BTW the ridgid R4512 is quite easy to square the trunnion! now that that got fixed I broke out some ash I had on hand and cut a new set of frame pieces, :smile:everything went together tight as heck!
I glued the bottom frame rails to the uprights, let dry. 
I found out the next morning that the wood was "Punky?" and glue did not hold! but that's fine I didn't like Ash anyway!

I broke out the Walnut! luckily the walnut went together excellently!
I have only a few pics of the construction steps from my i pod.
so here they are. I know this will not count towards the alternate method, but I do have a fancy shmancy in-box.
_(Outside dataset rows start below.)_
+    const int vt = wave / FT, ft = wave % FT;
+    floatx4 acc_w[E];
+#pragma unroll
+    for (int c = 0; c < C; ++c) {
+    const int sub0 = sub00 + c * (64 * T);
+    const int m0 = m00 + c * (64 * T);
+    if (c > 0 && (bx0 + c) * (64 * T) >= m) break;
+    u32x4 va[2][3];
+#pragma unroll
+    for (int st = 0; st < 2; ++st) {
+        float x[8];
+#pragma unroll
+        for (int j = 0; j < 8; ++j) {
+            const int row = sub0 + 32 * st + 8 * q + j;
+            const float xv = values[(size_t)min(row, m - 1) * V + vt * 16 + i];
+            x[j] = (row < m) ? xv : 0.f;
+        }
+#pragma unroll
+        for (int j = 0; j < 4; ++j) {
+            unsigned int h0, m0_, l0, h1, m1_, l1;
+            ln_split3_bits(x[2 * j], h0, m0_, l0);
+            ln_split3_bits(x[2 * j + 1], h1, m1_, l1);
+            va[st][0][j] = ln_pack_hi(h0, h1);
+            va[st][1][j] = ln_pack_hi(m0_, m1_);
+            va[st][2][j] = ln_pack_hi(l0, l1);
+        }
+    }
+#ifndef LN_BWD_DEPTH
+#define LN_BWD_DEPTH 2
+#endif
+    constexpr int DEPTH = LN_BWD_DEPTH;
+    auto slot_of = [](int k) { return k == 0 ? E - 1 : k - 1; };
+    const int lr = lane >> 3, c8 = lane & 7;
+    int nb2[2][E];
+#pragma unroll
+    for (int j = 0; j < 2; ++j)
+#pragma unroll
+        for (int e = 0; e < E; ++e) {
+            const int id = nbr[(size_t)min(m0 + 8 * j + lr, m - 1) * E + (e < E - 1 ? (e ^ 1) : e)];
+            nb2[j][e] = (m0 + 8 * j + lr < m) ? id : -1;
+        }
+    floatx4 a[DEPTH + 1][2];
+    auto gather = [&](int e, floatx4 (&dst)[2]) {
+#pragma unroll
+        for (int j = 0; j < 2; ++j) dst[j] = *reinterpret_cast<const floatx4*>(grad_out + (size_t)(nb2[j][e] >= 0 ? nb2[j][e] : 0) * F + c8 * 4);
+    };
+#pragma unroll
+    for (int j = 0; j < 2; ++j)
+        a[0][j] = *reinterpret_cast<const floatx4*>(grad_out + (size_t)(m0 + 8 * j + lr < m ? m0 + 8 * j + lr : 0) * F + c8 * 4);
+#pragma unroll
+    for (int k = 1; k < DEPTH && k < E; ++k) gather(slot_of(k), a[k % (DEPTH + 1)]);
+    if (c == 0) {
+#pragma unroll
+    for (int s = 0; s < NST; ++s) {
+        const int x4 = tid + s * THREADS;
+        if (N4 % THREADS == 0 || x4 < N4) {
+            const int x = x4 * 4;
+            const int ev = x / F;
+            const int f0 = x - ev * F;
+            const int e = ev / V;
+            const int v = ev - e * V;
+            const float v4[4] = {wv[s].x, wv[s].y, wv[s].z, wv[s].w};
+            unsigned int h[4], md[4], lo[4];
+#pragma unroll
+            for (int j = 0; j < 4; ++j) ln_split3_bits(v4[j], h[j], md[j], lo[j]);
+            const int fr = (((e * NT + (v >> 4)) * 3) * 64 + (f0 >> 3) * 16 + ((v & 15) ^ (2 * (f0 >> 3)))) * 8 + (f0 & 7);
+            *reinterpret_cast<uint2*>(s_fh + fr) = make_uint2(ln_pack_hi(h[0], h[1]), ln_pack_hi(h[2], h[3]));
+            *reinterpret_cast<uint2*>(s_fh + fr + 64 * 8) = make_uint2(ln_pack_hi(md[0], md[1]), ln_pack_hi(md[2], md[3]));
+            *reinterpret_cast<uint2*>(s_fh + fr + 2 * 64 * 8) = make_uint2(ln_pack_hi(lo[0], lo[1]), ln_pack_hi(lo[2], lo[3]));
+        }
+    }
+    }
+    floatx4 acc_v[NT];
+#pragma unroll
+    for (int nt = 0; nt < NT; ++nt) acc_v[nt] = floatx4{0.f, 0.f, 0.f, 0.f};
+#pragma unroll
+    for (int k = 0; k < E; ++k) {
+        const int e = slot_of(k);
+        unsigned short* sg = s_stage + (size_t)sub * STAGE + ((c * E + k) & 1) * (3 * PART);
+        if (k + DEPTH < E) gather(slot_of(k + DEPTH), a[(k + DEPTH) % (DEPTH + 1)]);
+#pragma unroll
+        for (int j = 0; j < 2; ++j) {
+            const floatx4 x = a[k % (DEPTH + 1)][j];
+            const bool there = nb2[j][e] >= 0;
+            unsigned int h[4], md[4], lo[4];
+#pragma unroll
+            for (int cc = 0; cc < 4; ++cc) ln_split3_bits(there ? x[cc] : 0.f, h[cc], md[cc], lo[cc]);
+            const int row = wave * 16 + 8 * j + lr;
+            unsigned short* dst = sg + row * RS + (((c8 >> 1) ^ swz(row)) * 8 + (c8 & 1) * 4);
+            *reinterpret_cast<uint2*>(dst) = make_uint2(ln_pack_hi(h[0], h[1]), ln_pack_hi(h[2], h[3]));
+            *reinterpret_cast<uint2*>(dst + PART) = make_uint2(ln_pack_hi(md[0], md[1]), ln_pack_hi(md[2], md[3]));
+            *reinterpret_cast<uint2*>(dst + 2 * PART) = make_uint2(ln_pack_hi(lo[0], lo[1]), ln_pack_hi(lo[2], lo[3]));
+        }
+        __syncthreads();
+        u32x4 p1, p2, p3;
+        {
+            const unsigned short* src = sg + (wave * 16 + i) * RS + ((q ^ swz(wave * 16 + i)) * KQ);
+            p1 = *reinterpret_cast<const u32x4*>(src);
+            p2 = *reinterpret_cast<const u32x4*>(src + PART);
+            p3 = *reinterpret_cast<const u32x4*>(src + 2 * PART);
+        }
+        const bf16x8 a1 = __builtin_bit_cast(bf16x8, p1), a2 = __builtin_bit_cast(bf16x8, p2), a3 = __builtin_bit_cast(bf16x8, p3);
+#pragma unroll
+        for (int nt = 0; nt < NT; ++nt) {
+            const u32x4* pb = s_frag + ((e * NT + nt) * 3) * 64 + q * 16 + (i ^ (2 * q));
+            const bf16x8 b1 = __builtin_bit_cast(bf16x8, pb[0]), b2 = __builtin_bit_cast(bf16x8, pb[64]), b3 = __builtin_bit_cast(bf16x8, pb[128]);
+            acc_v[nt] = __builtin_amdgcn_mfma_f32_16x16x32_bf16(a3, b1, acc_v[nt], 0, 0, 0);
+            acc_v[nt] = __builtin_amdgcn_mfma_f32_16x16x32_bf16(a1, b3, acc_v[nt], 0, 0, 0);
+            acc_v[nt] = __builtin_amdgcn_mfma_f32_16x16x32_bf16(a2, b2, acc_v[nt], 0, 0, 0);
+            acc_v[nt] = __builtin_amdgcn_mfma_f32_16x16x32_bf16(a2, b1, acc_v[nt], 0, 0, 0);
+            acc_v[nt] = __builtin_amdgcn_mfma_f32_16x16x32_bf16(a1, b2, acc_v[nt], 0, 0, 0);
+            acc_v[nt] = __builtin_amdgcn_mfma_f32_16x16x32_bf16(a1, b1, acc_v[nt], 0, 0, 0);
+        }
+        floatx4 w0 = floatx4{0.f, 0.f, 0.f, 0.f}, w1 = floatx4{0.f, 0.f, 0.f, 0.f};
+#pragma unroll
+        for (int st = 0; st < 2; ++st) {
+            bf16x8 b[3];
+#pragma unroll
+            for (int part = 0; part < 3; ++part) {
+                const int r_lo = 32 * st + 8 * q + (i >> 2), r_hi = r_lo + 4;
+                const int piece = ft * 2 + ((i & 3) >> 1), inner = (i & 1) * 4;
+                const unsigned short* base = sg + part * PART + r_lo * RS + (piece ^ swz(r_lo)) * 8 + inner;
+                const unsigned short* base_hi = sg + part * PART + r_hi * RS + (piece ^ swz(r_hi)) * 8 + inner;
+                const short4v lo4 = __builtin_amdgcn_ds_read_tr16_b64_v4i16((short4v __attribute__((address_space(3)))*)(base));
+                const short4v hi4 = __builtin_amdgcn_ds_read_tr16_b64_v4i16((short4v __attribute__((address_space(3)))*)(base_hi));
+                u32x4 packed;
+                packed[0] = (unsigned int)(unsigned short)lo4[0] | ((unsigned int)(unsigned short)lo4[1] << 16);
+                packed[1] = (unsigned int)(unsigned short)lo4[2] | ((unsigned int)(unsigned short)lo4[3] << 16);
+                packed[2] = (unsigned int)(unsigned short)hi4[0] | ((unsigned int)(unsigned short)hi4[1] << 16);
+                packed[3] = (unsigned int)(unsigned short)hi4[2] | ((unsigned int)(unsigned short)hi4[3] << 16);
+                b[part] = __builtin_bit_cast(bf16x8, packed);
+            }
+            const bf16x8 v1 = __builtin_bit_cast(bf16x8, va[st][0]), v2 = __builtin_bit_cast(bf16x8, va[st][1]), v3 = __builtin_bit_cast(bf16x8, va[st][2]);
+            floatx4& acc = st ? w1 : w0;
+            acc = __builtin_amdgcn_mfma_f32_16x16x32_bf16(v3, b[0], acc, 0, 0, 0);
+            acc = __builtin_amdgcn_mfma_f32_16x16x32_bf16(v1, b[2], acc, 0, 0, 0);
+            acc = __builtin_amdgcn_mfma_f32_16x16x32_bf16(v2, b[1], acc, 0, 0, 0);
+            acc = __builtin_amdgcn_mfma_f32_16x16x32_bf16(v2, b[0], acc, 0, 0, 0);
+            acc = __builtin_amdgcn_mfma_f32_16x16x32_bf16(v1, b[1], acc, 0, 0, 0);
+            acc = __builtin_amdgcn_mfma_f32_16x16x32_bf16(v1, b[0], acc, 0, 0, 0);
+        }
+        if (c == 0) acc_w[e] = w0 + w1;
+        else acc_w[e] += w0 + w1;
+    }
+#pragma unroll
+    for (int nt = 0; nt < NT; ++nt) {
+#pragma unroll
+        for (int r = 0; r < 4; ++r) {
+            const int row = m0 + q * 4 + r;
+            if (row < m) grad_values[(size_t)row * V + nt * 16 + i] = acc_v[nt][r];
+        }
+    }
+    }
+    __syncthreads();
+    float* park_all = reinterpret_cast<float*>(s_raw);
+    const int colp = (ft * 16 + i) ^ ((q & 1) << 4);
+    if (sub > 0) {
+        float* park = park_all + (size_t)(sub - 1) * BANK;
+#pragma unroll
+        for (int e = 0; e < E; ++e)
+#pragma unroll
+            for (int r = 0; r < 4; ++r) park[(e * V + vt * 16 + q * 4 + r) * F + colp] = acc_w[e][r];
+    }
+    if constexpr (T > 1) __syncthreads();
+    if (sub == 0) {
+        float* dst = slabs + (size_t)blockIdx.x * BANK;
+#pragma unroll
+        for (int e = 0; e < E; ++e)
+#pragma unroll
+            for (int r = 0; r < 4; ++r) {
+                const int o = (e * V + vt * 16 + q * 4 + r) * F + ft * 16 + i;
+                float sum = acc_w[e][r];
+#pragma unroll
+                for (int k2 = 1; k2 < T; ++k2) sum += park_all[(k2 - 1) * BANK + (e * V + vt * 16 + q * 4 + r) * F + colp];
+                dst[o] = sum;
+            }
+    }
+}
+
 template <int T>
 static void ln_bwd_launch_fused(const LnBwdPlan& p, const int* nbr, const float* values, const float* grad_out, const float* filter, int m,
                                 float* grad_values, float* partial, const int* row_partition, hipStream_t st) {
     if constexpr (T <= LN_BWD_B3_MAX_T) {
         if (p.form == LN_BWD_FUSED_B3) {
+            if constexpr (T == LN_CONV_OVL_T) {
+                if (p.c > 1) {
+                    LN_LAUNCH("k_conv_backward_fused", (k_conv_backward_fused_b3_rows<T, LN_CONV_OVL_C>), dim3(p.grid), dim3(p.block), 0, st, nbr, values, grad_out,
+                              filter, m, grad_values, partial, row_partition);
+                    return;
+                }
+            }
             LN_LAUNCH("k_conv_backward_fused", (k_conv_backward_fused_b3<T>), dim3(p.grid), dim3(p.block), 0, st, nbr, values, grad_out, filter, m,
                       grad_values, partial, row_partition);
             return;
@@ -2069,14 +2430,15 @@
     return ln_conv_backward_query(mq, mn, filter_extent, val_dim, nr_filters, ln_conv_b3_enabled());
 }
 
-extern "C" int ln_conv_backward(const int* nbr_q, const int* nbr_n, const float* values_neigh, const float* grad_out, const float* filter, int mq,
-                                int mn, int filter_extent, int val_dim, int nr_filters, float* grad_values, float* grad_filter,
-                                void* workspace, size_t workspace_bytes, const int* row_partition, void* stream) {
+extern "C" int ln_conv_backward_flags(const int* nbr_q, const int* nbr_n, const float* values_neigh, const float* grad_out, const float* filter,
+                                      int mq, int mn, int filter_extent, int val_dim, int nr_filters, int flags, float* grad_values,
+                                      float* grad_filter, void* workspace, size_t workspace_bytes, const int* row_partition, void* stream) {
     hipStream_t st = (hipStream_t)stream;
+    LN_REQUIRE((flags & ~LN_CONV_OVERLAPPED) == 0, LN_ERR_ARG, "ln_conv_backward: unknown flags %d", flags);
     const LnBwdPlan p = ln_conv_backward_plan(LnBwdPlanIn{
         mq, mn, filter_extent, val_dim, nr_filters, nbr_q == nbr_n,
         nbr_q && nbr_n && values_neigh && grad_out && filter && grad_values && grad_filter, workspace ? workspace_bytes : 0,
-        ln_aligned16(values_neigh) && ln_aligned16(grad_out) && ln_aligned16(filter), ln_conv_b3_enabled()});
+        ln_aligned16(values_neigh) && ln_aligned16(grad_out) && ln_aligned16(filter), ln_conv_b3_enabled(), (flags & LN_CONV_OVERLAPPED) != 0});
     float* partial = static_cast<float*>(workspace);
     const int total = filter_extent * val_dim * nr_filters;
     if (p.form == LN_BWD_FUSED_B3 || p.form == LN_BWD_FUSED_F32) {
@@ -2105,6 +2467,13 @@
     rc = ln_conv_forward_riding(nbr_n, grad_out, filter, mn, filter_extent, nr_filters, val_dim, LN_CONV_FLIP_NEIGHBOURS | LN_CONV_TRANSPOSED_FILTER,
                                 grad_values, conv_ws, conv_ws ? workspace_bytes - gf_bytes : 0, row_partition, stream, sum);
     return rc ? rc : ln_check_launch("ln_conv_backward");
+}
+
+extern "C" int ln_conv_backward(const int* nbr_q, const int* nbr_n, const float* values_neigh, const float* grad_out, const float* filter, int mq,
+                                int mn, int filter_extent, int val_dim, int nr_filters, float* grad_values, float* grad_filter,
+                                void* workspace, size_t workspace_bytes, const int* row_partition, void* stream) {
+    return ln_conv_backward_flags(nbr_q, nbr_n, values_neigh, grad_out, filter, mq, mn, filter_extent, val_dim, nr_filters, 0, grad_values,
+                                  grad_filter, workspace, workspace_bytes, row_partition, stream);
 }
 
 extern "C" size_t ln_linear_backward_workspace_bytes(int rows, int cin, int cout) {
diff --git a/lattice_net_amd/csrc/ln_conv_plan.h b/lattice_net_amd/csrc/ln_conv_plan.h
--- a/lattice_net_amd/csrc/ln_conv_plan.h
+++ b/lattice_net_amd/csrc/ln_conv_plan.h
@@ -59,7 +59,14 @@
 constexpr bool ln_conv_small_filter(int E, int V, int F) { return E == 9 && (size_t)E * V * F * 4 <= 64 * 1024 && V <= 32; }
 constexpr bool ln_bwd_fused_shape(int E, int V, int F) { return E == 9 && V == 32 && F == 32; }
 
-constexpr int ln_bwd_subtiles(int m, bool b3_enabled) {
+constexpr int LN_CONV_OVL_T = 2;
+constexpr int LN_CONV_OVL_C = 2;
+constexpr int LN_CONV_OVL_MAX_ROWS = 2 * 64 * LN_BWD_B3_MAX_T * LN_BWD_CUS;
+constexpr bool ln_bwd_narrow(int m, bool b3_enabled, bool overlapped) {
+    return overlapped && b3_enabled && m >= LN_CONV_B3_MIN_ROWS && m <= LN_CONV_OVL_MAX_ROWS;
+}
+constexpr int ln_bwd_subtiles(int m, bool b3_enabled, bool overlapped = false) {
+    if (ln_bwd_narrow(m, b3_enabled, overlapped)) return LN_CONV_OVL_T;
     const int max_t = b3_enabled ? LN_BWD_B3_MAX_T : LN_BWD_MAX_SUBTILES;
     const int s = (m + 63) / 64;
     int best = 1, best_cost = 1 << 30;
@@ -73,7 +80,11 @@
     }
     return best;
 }
-constexpr int ln_bwd_workgroups(int m, bool b3_enabled) { return ln_cdiv(m, 64 * ln_bwd_subtiles(m, b3_enabled)); }
+constexpr int ln_bwd_chunks(int m, bool b3_enabled, bool overlapped = false) { return ln_bwd_narrow(m, b3_enabled, overlapped) ? LN_CONV_OVL_C : 1; }
+static_assert(LN_CONV_OVL_T * LN_CONV_OVL_C >= LN_BWD_B3_MAX_T, "the narrow form would write more slabs than the workspace queries report");
+constexpr int ln_bwd_workgroups(int m, bool b3_enabled, bool overlapped = false) {
+    return ln_cdiv(m, 64 * ln_bwd_subtiles(m, b3_enabled, overlapped) * ln_bwd_chunks(m, b3_enabled, overlapped));
+}
 
 constexpr size_t ln_conv_bank_bytes(int m, int E, int V, int F, bool b3_enabled) {
     if (V % 32 != 0 || F % 16 != 0 || m < LN_CONV_B3_MIN_ROWS || E > LN_CONV_LDS_E || !b3_enabled) return 0;
@@ -141,6 +152,7 @@
 struct LnConvLaunch {
     uint8_t kernel;
     uint8_t nt, t;
+    uint8_t c;
     bool carries_sum;
     int grid[3], block;
     int f_off, cols;
@@ -158,6 +170,7 @@
     size_t ws_bytes;
     bool bank_ready;
     int riding_total;
+    bool overlapped = false;
 };
 struct LnConvPlan {
     size_t bank_bytes, slab_bytes;
@@ -169,7 +182,7 @@
 
 inline LnConvLaunch* ln_plan_add(LnConvPlan& p, LnConvKernel k, int nt, int t, int gx, int gy, int gz, int block, int f_off, int cols) {
     LnConvLaunch& l = p.launch[p.n++];
-    l = LnConvLaunch{uint8_t(k), uint8_t(nt), uint8_t(t), false, {gx, gy, gz}, block, f_off, cols, 0, 0, 0};
+    l = LnConvLaunch{uint8_t(k), uint8_t(nt), uint8_t(t), 1, false, {gx, gy, gz}, block, f_off, cols, 0, 0, 0};
     return &l;
 }
 
@@ -181,8 +194,8 @@
     p.sum_left = in.riding_total > 0;
     if (E == 9 && in.filter_aligned) {
         if (!in.flip && !in.wt && V == 32 && F == 32 && m >= LN_CONV_B3_MIN_ROWS && in.b3_enabled && in.values_aligned) {
-            const int bt = ln_bwd_subtiles(m, true), t = bt < 3 ? bt : 3;
-            ln_plan_add(p, LN_K_FORWARD_B3, 2, t, ln_cdiv(m, 64 * t), 1, 1, 256 * t, 0, F);
+            const int bt = ln_bwd_subtiles(m, true, in.overlapped), t = bt < 3 ? bt : 3, c = ln_bwd_chunks(m, true, in.overlapped);
+            ln_plan_add(p, LN_K_FORWARD_B3, 2, t, ln_cdiv(m, 64 * t * c), 1, 1, 256 * t, 0, F)->c = uint8_t(c);
             return p;
         }
         if (ln_conv_full_shape(V, F)) {
@@ -286,7 +299,10 @@
 constexpr size_t ln_gf_query(int m, int E, int V, int F, bool b3_enabled) {
     if (!ln_gf_mfma_supported(V, F) || m <= 0) return 256;
     int chunks = ln_cdiv(m, LN_GF_ROWS);
-    if (ln_bwd_fused_shape(E, V, F) && ln_bwd_workgroups(m, b3_enabled) > chunks) chunks = ln_bwd_workgroups(m, b3_enabled);
+    if (ln_bwd_fused_shape(E, V, F)) {
+        if (ln_bwd_workgroups(m, b3_enabled, false) > chunks) chunks = ln_bwd_workgroups(m, b3_enabled, false);
+        if (ln_bwd_workgroups(m, b3_enabled, true) > chunks) chunks = ln_bwd_workgroups(m, b3_enabled, true);
+    }
     const int rows_b3 = ln_gfb_rows(m, E, V, F);
     if (rows_b3 > 0 && ln_cdiv(m, rows_b3) > chunks) chunks = ln_cdiv(m, rows_b3);
     return (size_t)chunks * E * V * F * sizeof(float) + 256;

another issue I had was with my table saw blade. It is not flat at all... It actually creates a deeper groove along the entire cut slightly narrower than the 1/8" kerf

I am going to apply a couple coats of Tung oil then some laquer. 
I have to pick up a sprayer this weekend and afer i get it Ill finish it and post the finished pics.
now to start a new thread.


----------



## slicksqueegie (Feb 9, 2011)

limit on pics per post


----------



## slicksqueegie (Feb 9, 2011)

and here it is


----------



## johnnie52 (Feb 16, 2009)

Looks good to me so far... Not exactly a Fail. Keep going and It should turn out really nice.


----------



## Longknife (Oct 25, 2010)

No fail at all as far as I can tell. You just took the long way......
Anyway, it's the end result that counts :yes:


----------



## Taylormade (Feb 3, 2011)

Ditto to what these two above me said. Nicely done... now finish it!


----------



## hands made for wood (Nov 2, 2007)

If this is what you call a failure... I'll be pretty humbled to see what you call a "success"! hahaha Looks great to me  Keep it up!


----------



## woodtick greg (Sep 12, 2011)

what the other guys said:yes: and I dig your old delta planer:thumbsup: old tools are cool.


----------



## slicksqueegie (Feb 9, 2011)

Thanks everyone, It turned out good, I just had a lot of time spent on pictures to document the process and lost it all.
It should be finished by this weekend.


----------



## Kenbo (Sep 16, 2008)

I'm not seeing the fail part here. This is a great looking project. I love the look of maple and walnut together. The contrast is awesome.


----------



## Lola Ranch (Mar 22, 2010)

Slick, I think it is easier to build the stuff than to make a good quality documentation. I've seen a few good ones but they are far and few between. You have to start somewhere. Just try again, you're doing fine.

Bret


----------



## woodnthings (Jan 24, 2009)

*Failure to document...big deal!*



slicksqueegie said:


> Thanks everyone, It turned out good, I just had a lot of time spent on pictures to document the process and lost it all.
> It should be finished by this weekend.


Unfortunate as that may be, the project is just fine. I for one thought you had messed up the build... NOT!



Kenbo said:


> I'm not seeing the fail part here. This is a great looking project. I love the look of maple and walnut together. *The contrast is awesome.*


The woods look great in contrast. :thumbsup:
Maybe you can explain for those curious, what did happen to the photos? Will you be making any of the other projects? :blink: bill


----------



## Chaincarver Steve (Jul 30, 2011)

Looking good for sure. Too bad about the photos.



woodnthings said:


> Maybe you can explain for those curious, what did happen to the photos? Will you be making any of the other projects? :blink: bill





slicksqueegie said:


> I was using the wife's Camera for this and she mistakenly deleted the pics. I should have told her I was using hers!


----------



## ctwiggs1 (Mar 30, 2011)

Slick, thanks for posting this man. You just gave me a great idea for a wine rack I promised I'd build my wife.


----------



## frankp (Oct 29, 2007)

Slick, thanks for participating! Looks like the inbox turned out well. As for the pictures, there may be a hidden folder on your wife's memory card that is called .trash (remember the dot in front of it.) If there is, you'll probably find the pictures in there and you will have a complete and perfect write up to go along with your excellent build.


----------



## slicksqueegie (Feb 9, 2011)

frankp said:


> Slick, thanks for participating! Looks like the inbox turned out well. As for the pictures, there may be a hidden folder on your wife's memory card that is called .trash (remember the dot in front of it.) If there is, you'll probably find the pictures in there and you will have a complete and perfect write up to go along with your excellent build.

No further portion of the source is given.